The first step is importing the built-in Python packages that will do most of the work for us:

import smtplib
from email.mime.text import MIMEText

smtplib is the built-in Python SMTP protocol client that allows us to connect to our email account and send mail via SMTP.

The MIMEText class is used to define the contents of the email. MIME (Multipurpose Internet Mail Extensions) is a standard for formatting files to be sent over the internet so they can be viewed in a browser or email application. It’s been around for ages and it basically allows you to send stuff other than ASCII text over email, such as audio, video, images, and other good stuff. The example below is for sending an email that contains HTML.

Here is example code to build your MIME email:

sender = 'your_email@email.com'
receivers = ['recipient1@recipient.com', 'recipient2@recipient.com']
body_of_email = 'String of html to display in the email'
msg = MIMEText(body_of_email, 'html')
msg['Subject'] = 'Subject line goes here'
msg['From'] = sender
msg['To'] = ','.join(receivers)

The MIMEText object takes in the email message as a string and also specifies that the message has an html “subtype”. See this site for a useful list of MIME media types and the corresponding subtypes. Check out the Python email.mime docs for other classes available to send other types of MIME messages (e.g. MIMEAudio, MIMEImage).

Next, we connect to the Gmail SMTP server with host ‘smtp.gmail.com’ and port 465, login with your Gmail account credentials, and send it off:

s = smtplib.SMTP_SSL(host = 'smtp.gmail.com', port = 465)
s.login(user = 'your_username', password = ‘your_password')
s.sendmail(sender, receivers, msg.as_string())
s.quit()

Heads up: notice that the list of email recipients needs to be expressed as a string in the assignment to msg[‘From’] (with each email separated by a comma), and expressed as a Python list when specified in smtplib object s.sendmail(sender, receivers, msg.as_string(). (For quite a while, I was banging my head against the wall trying to figure out why the message was only sending to the first recipient or not sending at all, and this was the source of the error. I finally came across this StackExchange post which solved the problem.)

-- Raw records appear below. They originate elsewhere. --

## Move next-tile ray encoding to producer-warpgroup encoder warps with mbarrier handoff

Encoding of the next tile's input features moves off the consumer warpgroups and onto the two idle warps of the producer warpgroup. These warps fill the X buffer, which is double-buffered when the input fits in one chunk, and hand it over through full/empty mbarriers. This replaces the named-barrier handshake and the inline encode that consumers ran after each tile. Consumer registers drop from 232 to 224 to give the producer warpgroup 56, which risks spills in the consumer accumulator path, and only 64 threads now encode each tile.

```diff
diff --git a/hyperreel_b200/csrc/hr_mlp_tc2.cu b/hyperreel_b200/csrc/hr_mlp_tc2.cu
--- a/hyperreel_b200/csrc/hr_mlp_tc2.cu
+++ b/hyperreel_b200/csrc/hr_mlp_tc2.cu
@@ -19,28 +19,31 @@
 constexpr int KSTEP_BYTES = 4096;
 constexpr int CONSUMERS = 2;
 constexpr int NTHREADS = (CONSUMERS + 1) * 128;
-constexpr int PRODUCER_REGS = 40;
-constexpr int CONSUMER_REGS = 232;
+constexpr int ENC_THREADS = 64;
+constexpr int PRODUCER_REGS = 56;
+constexpr int CONSUMER_REGS = 224;
 static_assert(128 * PRODUCER_REGS + CONSUMERS * 128 * CONSUMER_REGS <= 65536, "register file");
 
 constexpr int A_BYTES = 16 * KSTEP_BYTES;
 constexpr int OFF_AHI = 0;
 constexpr int OFF_ALO = OFF_AHI + A_BYTES;
-constexpr int X_BYTES = 4 * KSTEP_BYTES;
+constexpr int X_CHUNK_BYTES = 4 * KSTEP_BYTES;
 constexpr int OFF_X = OFF_ALO + A_BYTES;
-constexpr int OFF_B = OFF_X + 2 * X_BYTES;
+constexpr int OFF_B = OFF_X + 2 * X_CHUNK_BYTES;
 constexpr int OFF_BAR = OFF_B + CONSUMERS * NSTAGE * STAGE_BYTES;
-constexpr int SMEM_BYTES = OFF_BAR + 128;
+constexpr int BAR_BYTES = 160;
+constexpr int SMEM_BYTES = OFF_BAR + BAR_BYTES;
 static_assert(SMEM_BYTES <= 232448, "shared memory budget");
 
 constexpr int BAR_FULL = 0;
 constexpr int BAR_EMPTY = BAR_FULL + CONSUMERS * NSTAGE;
-static_assert((BAR_EMPTY + CONSUMERS * NSTAGE) * 8 <= 128, "barrier block");
+constexpr int BAR_X_FULL = BAR_EMPTY + CONSUMERS * NSTAGE;
+constexpr int BAR_X_EMPTY = BAR_X_FULL + 2;
+static_assert((BAR_X_EMPTY + 2) * 8 <= BAR_BYTES, "barrier block");
 
 constexpr int NB_RET = 3;
 constexpr int NB_WR = 5;
-constexpr int NB_XW = 7;
-constexpr int NB_XR = 9;
+constexpr int NB_X0 = 7;
 
 }
 
@@ -67,10 +70,11 @@
     for (long long i = (long long)blockIdx.x * NTHREADS + tid; i < lines; i += (long long)gridDim.x * NTHREADS)
       asm volatile("prefetch.global.L2 [%0];" ::"l"(w + i * 128));
   }
-  for (int i = tid; i < (2 * X_BYTES) / 16; i += NTHREADS)
+  for (int i = tid; i < (2 * X_CHUNK_BYTES) / 16; i += NTHREADS)
     reinterpret_cast<uint4*>(smem + OFF_X)[i] = make_uint4(0u, 0u, 0u, 0u);
   if (tid == 0) {
     for (int s = 0; s < CONSUMERS * NSTAGE; ++s) { mbar_init(bar(BAR_FULL + s), 1); mbar_init(bar(BAR_EMPTY + s), 1); }
+    for (int s = 0; s < 2; ++s) { mbar_init(bar(BAR_X_FULL + s), ENC_THREADS); mbar_init(bar(BAR_X_EMPTY + s), CONSUMERS); }
     asm volatile("fence.mbarrier_init.release.cluster;" ::: "memory");
   }
   __syncthreads();
@@ -78,6 +82,54 @@
   const long long n_tiles = (n_rays + BM - 1) / BM;
   const int n_passes = pk.n_passes;
   const long long n_iters = ((long long)blockIdx.x < n_tiles) ? (n_tiles - 1 - blockIdx.x) / gridDim.x + 1 : 0;
+  const int in_chunks = pk.in_chunks;
+  const int x_slots = in_chunks == 1 ? 2 : 1;
+  const uint32_t x_slot_bytes = (uint32_t)(in_chunks * X_CHUNK_BYTES);
+  const uint32_t x_lo_off = (uint32_t)(2 * in_chunks * KSTEP_BYTES);
+  const bool vec_ok = cfg.c_in == 8 && ((reinterpret_cast<uintptr_t>(rays) | reinterpret_cast<uintptr_t>(rays_copy)) & 15) == 0;
+  auto load_row = [&](long long tile, int r, float* rbuf) {
+    const long long ray = tile * BM + r;
+    if (ray >= n_rays) return;
+    const float* src = rays + ray * cfg.c_in;
+    if (vec_ok) {
+      const float4 a = *reinterpret_cast<const float4*>(src), b = *reinterpret_cast<const float4*>(src + 4);
+      rbuf[0] = a.x; rbuf[1] = a.y; rbuf[2] = a.z; rbuf[3] = a.w; rbuf[4] = b.x; rbuf[5] = b.y; rbuf[6] = b.z; rbuf[7] = b.w;
+    } else {
+      for (int i = 0; i < cfg.c_in; ++i) rbuf[i] = src[i];
+    }
+  };
+  auto encode_row = [&](long long tile, int r, int part, int nparts, const float* rbuf, int slot) {
+    const long long ray = tile * BM + r;
+    uint8_t* xs = smem + OFF_X + slot * x_slot_bytes;
+    auto put = [&](int k, float val) {
+      if constexpr (SAVE) {
+        if (ray < n_rays) sv.enc[ray * sv.ld_enc + k] = val;
+      }
+      const __nv_bfloat16 hi = __float2bfloat16_rn(val);
+      const __nv_bfloat16 lo = __float2bfloat16_rn(val - __bfloat162float(hi));
+      const uint32_t off = (uint32_t)(k >> 4) * KSTEP_BYTES + ks_slot(r, (k >> 3) & 1) + (uint32_t)(k & 7) * 2u;
+      *reinterpret_cast<__nv_bfloat16*>(xs + off) = hi;
+      *reinterpret_cast<__nv_bfloat16*>(xs + x_lo_off + off) = lo;
+    };
+    if (ray < n_rays) {
+      if (rays_copy != nullptr && part == 0) {
+        if (vec_ok) {
+          float4* dst = reinterpret_cast<float4*>(rays_copy + ray * 8);
+          dst[0] = make_float4(rbuf[0], rbuf[1], rbuf[2], rbuf[3]);
+          dst[1] = make_float4(rbuf[4], rbuf[5], rbuf[6], rbuf[7]);
+        } else {
+          for (int i = 0; i < cfg.c_in; ++i) rays_copy[ray * cfg.c_in + i] = rbuf[i];
+        }
+      }
+      encode_ray_features(cfg, rbuf, part, nparts, put);
+      if constexpr (SAVE) {
+        if (part == 0)
+          for (int k = cfg.mlp_in; k < sv.ld_enc; ++k) sv.enc[ray * sv.ld_enc + k] = 0.0f;
+      }
+    } else if (part == 0) {
+      for (int k = 0; k < cfg.mlp_in; ++k) put(k, 0.0f);
+    }
+  };
 
   if (warp >= CONSUMERS * 4) {
     setmaxnreg_dec<PRODUCER_REGS>();
@@ -98,6 +150,20 @@
           if (++stage == NSTAGE) { stage = 0; phase ^= 1; }
         }
       }
+    } else if (g >= CONSUMERS) {
+      const int et = tid - (CONSUMERS * 4 + CONSUMERS) * 32;
+      for (long long iter = 1; iter < n_iters; ++iter) {
+        const long long tile = iter * gridDim.x + blockIdx.x;
+        const int slot = (int)(iter % x_slots);
+        float rbuf[2][16];
+#pragma unroll
+        for (int j = 0; j < 2; ++j) load_row(tile, j * ENC_THREADS + et, rbuf[j]);
+        mbar_wait(bar(BAR_X_EMPTY + slot), ((uint32_t)(iter / x_slots) & 1u) ^ 1u);
+#pragma unroll
+        for (int j = 0; j < 2; ++j) encode_row(tile, j * ENC_THREADS + et, 0, 1, rbuf[j], slot);
+        fence_async_smem();
+        mbar_arrive(bar(BAR_X_FULL + slot));
+      }
     }
     return;
   }
@@ -108,12 +174,9 @@
   const int rowq = (warp & 3) * 16 + (lane >> 2);
   const int q2 = (lane & 3) * 2;
   const int col0 = wg * WH;
-  const int in_chunks = pk.in_chunks;
   const int L = cfg.mlp_layers;
-  const uint32_t x_lo_off = (uint32_t)(2 * in_chunks * KSTEP_BYTES);
   const uint32_t full0 = bar(BAR_FULL + wg * NSTAGE), empty0 = bar(BAR_EMPTY + wg * NSTAGE);
   const uint32_t ring = sbase + OFF_B + (uint32_t)(wg * NSTAGE * STAGE_BYTES);
-  const bool vec_ok = ((reinterpret_cast<uintptr_t>(rays) | reinterpret_cast<uintptr_t>(rays_copy)) & 15) == 0;
   int x_last = 0;
   for (int p = 0; p < n_passes; ++p)
     if (pk.passes[p].first_chunk == 0) x_last = p;
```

As a last step, you need to change your Gmail account settings to allow access to “less secure apps” so your Python script can access your account and send emails from it (see instructions here). A scraper running on your computer or another machine is considered “less secure” because your application is considered a third party and it is sending your credentials directly to Gmail to gain access. Instead, third party applications should be using an authorization mechanism like OAuth to gain access to aspects of your account (see discussion here).

Of course, you don’t have to worry about your own application accessing your account since you know it isn’t acting maliciously. However, if other untrusted applications can do this, they may store your login credentials without telling you or doing other nasty things.  So, allowing access from less secure apps makes your Gmail account a little less secure.

If you’re not comfortable turning on access to less secure apps on your personal Gmail account, one option is to create a second Gmail account solely for the purpose of sending emails from your applications. That way, if that account is compromised for some reason due to less secure app access being turned on, the attacker would only be able to see sent mail from the scraper.